## TASK PROMPT
Every word of the listing must be returned. Retype it exactly.

++++++++++

+    const uint32_t lo = run[3 * id], hi = run[3 * id + 1], count = run[3 * id + 2];
+    if (!rf_slab_axis_eligible(child[id], n_nodes, nodes4q[i].cones.word[k], lo, hi, count, sum + 3 * id)) return;
+    __shared__ double s_lo[kAxisWaves][kSlabAxes], s_hi[kAxisWaves][kSlabAxes];
+    __shared__ double s_p[kAxisWaves][2];
+    __shared__ int s_pick;
+    const int tid = int(threadIdx.x), wave = tid >> 6, lane = tid & 63;
+    auto corners = [&](uint32_t slot, double* v) {
+        const size_t t = tri_order[slot];
+        const double* p0 = positions + 3 * size_t(tri_pos[3 * t]);
+        const double* p1 = positions + 3 * size_t(tri_pos[3 * t + 1]);
+        const double* p2 = positions + 3 * size_t(tri_pos[3 * t + 2]);
+        for (int a = 0; a < 3; a++) { v[a] = p0[a]; v[3 + a] = p1[a] - p0[a]; v[6 + a] = p2[a] - p0[a]; }
+    };
+    for (int g = 0; g < kSlabAxes; g += kAxisGroup) {
+        int q[kAxisGroup][3];
+        double mn[kAxisGroup], mx[kAxisGroup];
+#pragma unroll
+        for (int c = 0; c < kAxisGroup; c++) {
+            rf_slab_axis(g + c < kSlabAxes ? g + c : kSlabAxes - 1, q[c]);
+            mn[c] = INFINITY;
+            mx[c] = -INFINITY;
+        }
+        for (uint32_t slot = lo + uint32_t(tid); slot < hi; slot += uint32_t(kAxisBlock)) {
+            double v[9];
+            corners(slot, v);
+            for (int c3 = 0; c3 < 3; c3++) {
+                double x[3];
+                rf_tri_corner(v, c3, x);
+#pragma unroll
+                for (int c = 0; c < kAxisGroup; c++) {
+                    const double p = rf_axis_project(q[c], x);
+                    mn[c] = rf_min(mn[c], p);
+                    mx[c] = rf_max(mx[c], p);
+                }
+            }
+        }
+#pragma unroll
+        for (int c = 0; c < kAxisGroup; c++) {
+            const double a = wave_min(mn[c]), b = wave_max(mx[c]);
+            if (lane == 0 && g + c < kSlabAxes) { s_lo[wave][g + c] = a; s_hi[wave][g + c] = b; }
+        }
+    }
+    __syncthreads();
+    if (tid == 0) {
+        double smin[kSlabAxes], smax[kSlabAxes];
+        for (int c = 0; c < kSlabAxes; c++) {
+            smin[c] = s_lo[0][c];
+            smax[c] = s_hi[0][c];
+            for (int w = 1; w < kAxisWaves; w++) { smin[c] = rf_min(smin[c], s_lo[w][c]); smax[c] = rf_max(smax[c], s_hi[w][c]); }
+        }
+        s_pick = rf_slab_axis_pick(box + 6 * id, box + 6 * id + 3, smin, smax);
+    }
+    __syncthreads();
+    const int pick = s_pick;
+    if (pick < 0) return;
+    const uint32_t word = rf_slab_axis_word(pick);
+    int q[3];
+    rf_cone_axis(word, q);
+    float org[3], cell[3];
+    for (int a = 0; a < 3; a++) { org[a] = nodes4q[i].node.org[a]; cell[a] = nodes4q[i].node.cell[a]; }
+    const double inv_s = rf_slab_inv_scale(cell);
+    if (!(inv_s > 0.0) || !std::isfinite(inv_s) || !std::isfinite(pad)) return;
+    double plo = INFINITY, phi = -INFINITY;
+    for (uint32_t slot = lo + uint32_t(tid); slot < hi; slot += uint32_t(kAxisBlock)) {
+        double v[9];
+        corners(slot, v);
+        for (int c3 = 0; c3 < 3; c3++) {
+            double x[3];
+            rf_tri_corner(v, c3, x);
+            const double p = rf_slab_project(q, org, inv_s, x);
+            plo = rf_min(plo, p);
+            phi = rf_max(phi, p);
+        }
+    }
+    plo = wave_min(plo);
+    phi = wave_max(phi);
+    if (lane == 0) { s_p[wave][0] = plo; s_p[wave][1] = phi; }
+    __syncthreads();
+    if (tid == 0) {
+        for (int w = 1; w < kAxisWaves; w++) { plo = rf_min(plo, s_p[w][0]); phi = rf_max(phi, s_p[w][1]); }
+        const uint32_t slab = rf_slab_finish(q, pad, inv_s, plo, phi);
+        if (slab != kNeutralSlab) {
+            nodes4q[i].cones.word[k] = word;
+            nodes4q[i].slabs.word[k] = slab;
+        }
+    }
+}
+
 template <typename T>
 bool dev_alloc(DevBuf<T>& p, size_t n, std::string* err) {
     if (p.reserve(std::max<size_t>(n, 1) * sizeof(T)) == RT_OK) return true;
@@ -256,6 +365,9 @@
     hipLaunchKernelGGL((k_refit_nodes2<R>), grid_for(rm.n_nodes), block, 0, stream, rm.n_nodes, rm.box2.get(), t.nodes);
     hipLaunchKernelGGL(k_refit_nodes4, grid_for(rm.n_nodes4), block, 0, stream, rm.n_nodes4, t.pad4, rm.child4.get(), rm.box4.get(), rm.sum4.get(), rm.run4.get(),
                        rm.tri_normal.get(), rm.tri_order.get(), rm.tri_pos.get(), rm.positions.get(), t.nodes4, t.nodes4q);
+    if (slab_axes_enabled() && rm.n_nodes4 > 0)
+        hipLaunchKernelGGL(k_refit_slab_axes, dim3(4u * rm.n_nodes4), dim3(kAxisBlock), 0, stream, rm.n_nodes4, t.pad4, rm.child4.get(), rm.box4.get(), rm.sum4.get(),
+                           rm.run4.get(), rm.tri_order.get(), rm.tri_pos.get(), rm.positions.get(), t.nodes4q);
     REFIT_TRY(hipGetLastError());
     return true;
 }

++++++++++

## WRITTEN ANSWER
+    const uint32_t lo = run[3 * id], hi = run[3 * id + 1], count = run[3 * id + 2];
+    if (!rf_slab_axis_eligible(child[id], n_nodes, nodes4q[i].cones.word[k], lo, hi, count, sum + 3 * id)) return;
+    __shared__ double s_lo[kAxisWaves][kSlabAxes], s_hi[kAxisWaves][kSlabAxes];
+    __shared__ double s_p[kAxisWaves][2];
+    __shared__ int s_pick;
+    const int tid = int(threadIdx.x), wave = tid >> 6, lane = tid & 63;
+    auto corners = [&](uint32_t slot, double* v) {
+        const size_t t = tri_order[slot];
+        const double* p0 = positions + 3 * size_t(tri_pos[3 * t]);
+        const double* p1 = positions + 3 * size_t(tri_pos[3 * t + 1]);
+        const double* p2 = positions + 3 * size_t(tri_pos[3 * t + 2]);
+        for (int a = 0; a < 3; a++) { v[a] = p0[a]; v[3 + a] = p1[a] - p0[a]; v[6 + a] = p2[a] - p0[a]; }
+    };
+    for (int g = 0; g < kSlabAxes; g += kAxisGroup) {
+        int q[kAxisGroup][3];
+        double mn[kAxisGroup], mx[kAxisGroup];
+#pragma unroll
+        for (int c = 0; c < kAxisGroup; c++) {
+            rf_slab_axis(g + c < kSlabAxes ? g + c : kSlabAxes - 1, q[c]);
+            mn[c] = INFINITY;
+            mx[c] = -INFINITY;
+        }
+        for (uint32_t slot = lo + uint32_t(tid); slot < hi; slot += uint32_t(kAxisBlock)) {
+            double v[9];
+            corners(slot, v);
+            for (int c3 = 0; c3 < 3; c3++) {
+                double x[3];
+                rf_tri_corner(v, c3, x);
+#pragma unroll
+                for (int c = 0; c < kAxisGroup; c++) {
+                    const double p = rf_axis_project(q[c], x);
+                    mn[c] = rf_min(mn[c], p);
+                    mx[c] = rf_max(mx[c], p);
+                }
+            }
+        }
+#pragma unroll
+        for (int c = 0; c < kAxisGroup; c++) {
+            const double a = wave_min(mn[c]), b = wave_max(mx[c]);
+            if (lane == 0 && g + c < kSlabAxes) { s_lo[wave][g + c] = a; s_hi[wave][g + c] = b; }
+        }
+    }
+    __syncthreads();
+    if (tid == 0) {
+        double smin[kSlabAxes], smax[kSlabAxes];
+        for (int c = 0; c < kSlabAxes; c++) {
+            smin[c] = s_lo[0][c];
+            smax[c] = s_hi[0][c];
+            for (int w = 1; w < kAxisWaves; w++) { smin[c] = rf_min(smin[c], s_lo[w][c]); smax[c] = rf_max(smax[c], s_hi[w][c]); }
+        }
+        s_pick = rf_slab_axis_pick(box + 6 * id, box + 6 * id + 3, smin, smax);
+    }
+    __syncthreads();
+    const int pick = s_pick;
+    if (pick < 0) return;
+    const uint32_t word = rf_slab_axis_word(pick);
+    int q[3];
+    rf_cone_axis(word, q);
+    float org[3], cell[3];
+    for (int a = 0; a < 3; a++) { org[a] = nodes4q[i].node.org[a]; cell[a] = nodes4q[i].node.cell[a]; }
+    const double inv_s = rf_slab_inv_scale(cell);
+    if (!(inv_s > 0.0) || !std::isfinite(inv_s) || !std::isfinite(pad)) return;
+    double plo = INFINITY, phi = -INFINITY;
+    for (uint32_t slot = lo + uint32_t(tid); slot < hi; slot += uint32_t(kAxisBlock)) {
+        double v[9];
+        corners(slot, v);
+        for (int c3 = 0; c3 < 3; c3++) {
+            double x[3];
+            rf_tri_corner(v, c3, x);
+            const double p = rf_slab_project(q, org, inv_s, x);
+            plo = rf_min(plo, p);
+            phi = rf_max(phi, p);
+        }
+    }
+    plo = wave_min(plo);
+    phi = wave_max(phi);
+    if (lane == 0) { s_p[wave][0] = plo; s_p[wave][1] = phi; }
+    __syncthreads();
+    if (tid == 0) {
+        for (int w = 1; w < kAxisWaves; w++) { plo = rf_min(plo, s_p[w][0]); phi = rf_max(phi, s_p[w][1]); }
+        const uint32_t slab = rf_slab_finish(q, pad, inv_s, plo, phi);
+        if (slab != kNeutralSlab) {
+            nodes4q[i].cones.word[k] = word;
+            nodes4q[i].slabs.word[k] = slab;
+        }
+    }
+}
+
 template <typename T>
 bool dev_alloc(DevBuf<T>& p, size_t n, std::string* err) {
     if (p.reserve(std::max<size_t>(n, 1) * sizeof(T)) == RT_OK) return true;
@@ -256,6 +365,9 @@
     hipLaunchKernelGGL((k_refit_nodes2<R>), grid_for(rm.n_nodes), block, 0, stream, rm.n_nodes, rm.box2.get(), t.nodes);
     hipLaunchKernelGGL(k_refit_nodes4, grid_for(rm.n_nodes4), block, 0, stream, rm.n_nodes4, t.pad4, rm.child4.get(), rm.box4.get(), rm.sum4.get(), rm.run4.get(),
                        rm.tri_normal.get(), rm.tri_order.get(), rm.tri_pos.get(), rm.positions.get(), t.nodes4, t.nodes4q);
+    if (slab_axes_enabled() && rm.n_nodes4 > 0)
+        hipLaunchKernelGGL(k_refit_slab_axes, dim3(4u * rm.n_nodes4), dim3(kAxisBlock), 0, stream, rm.n_nodes4, t.pad4, rm.child4.get(), rm.box4.get(), rm.sum4.get(),
+                           rm.run4.get(), rm.tri_order.get(), rm.tri_pos.get(), rm.positions.get(), t.nodes4q);
     REFIT_TRY(hipGetLastError());
     return true;
 }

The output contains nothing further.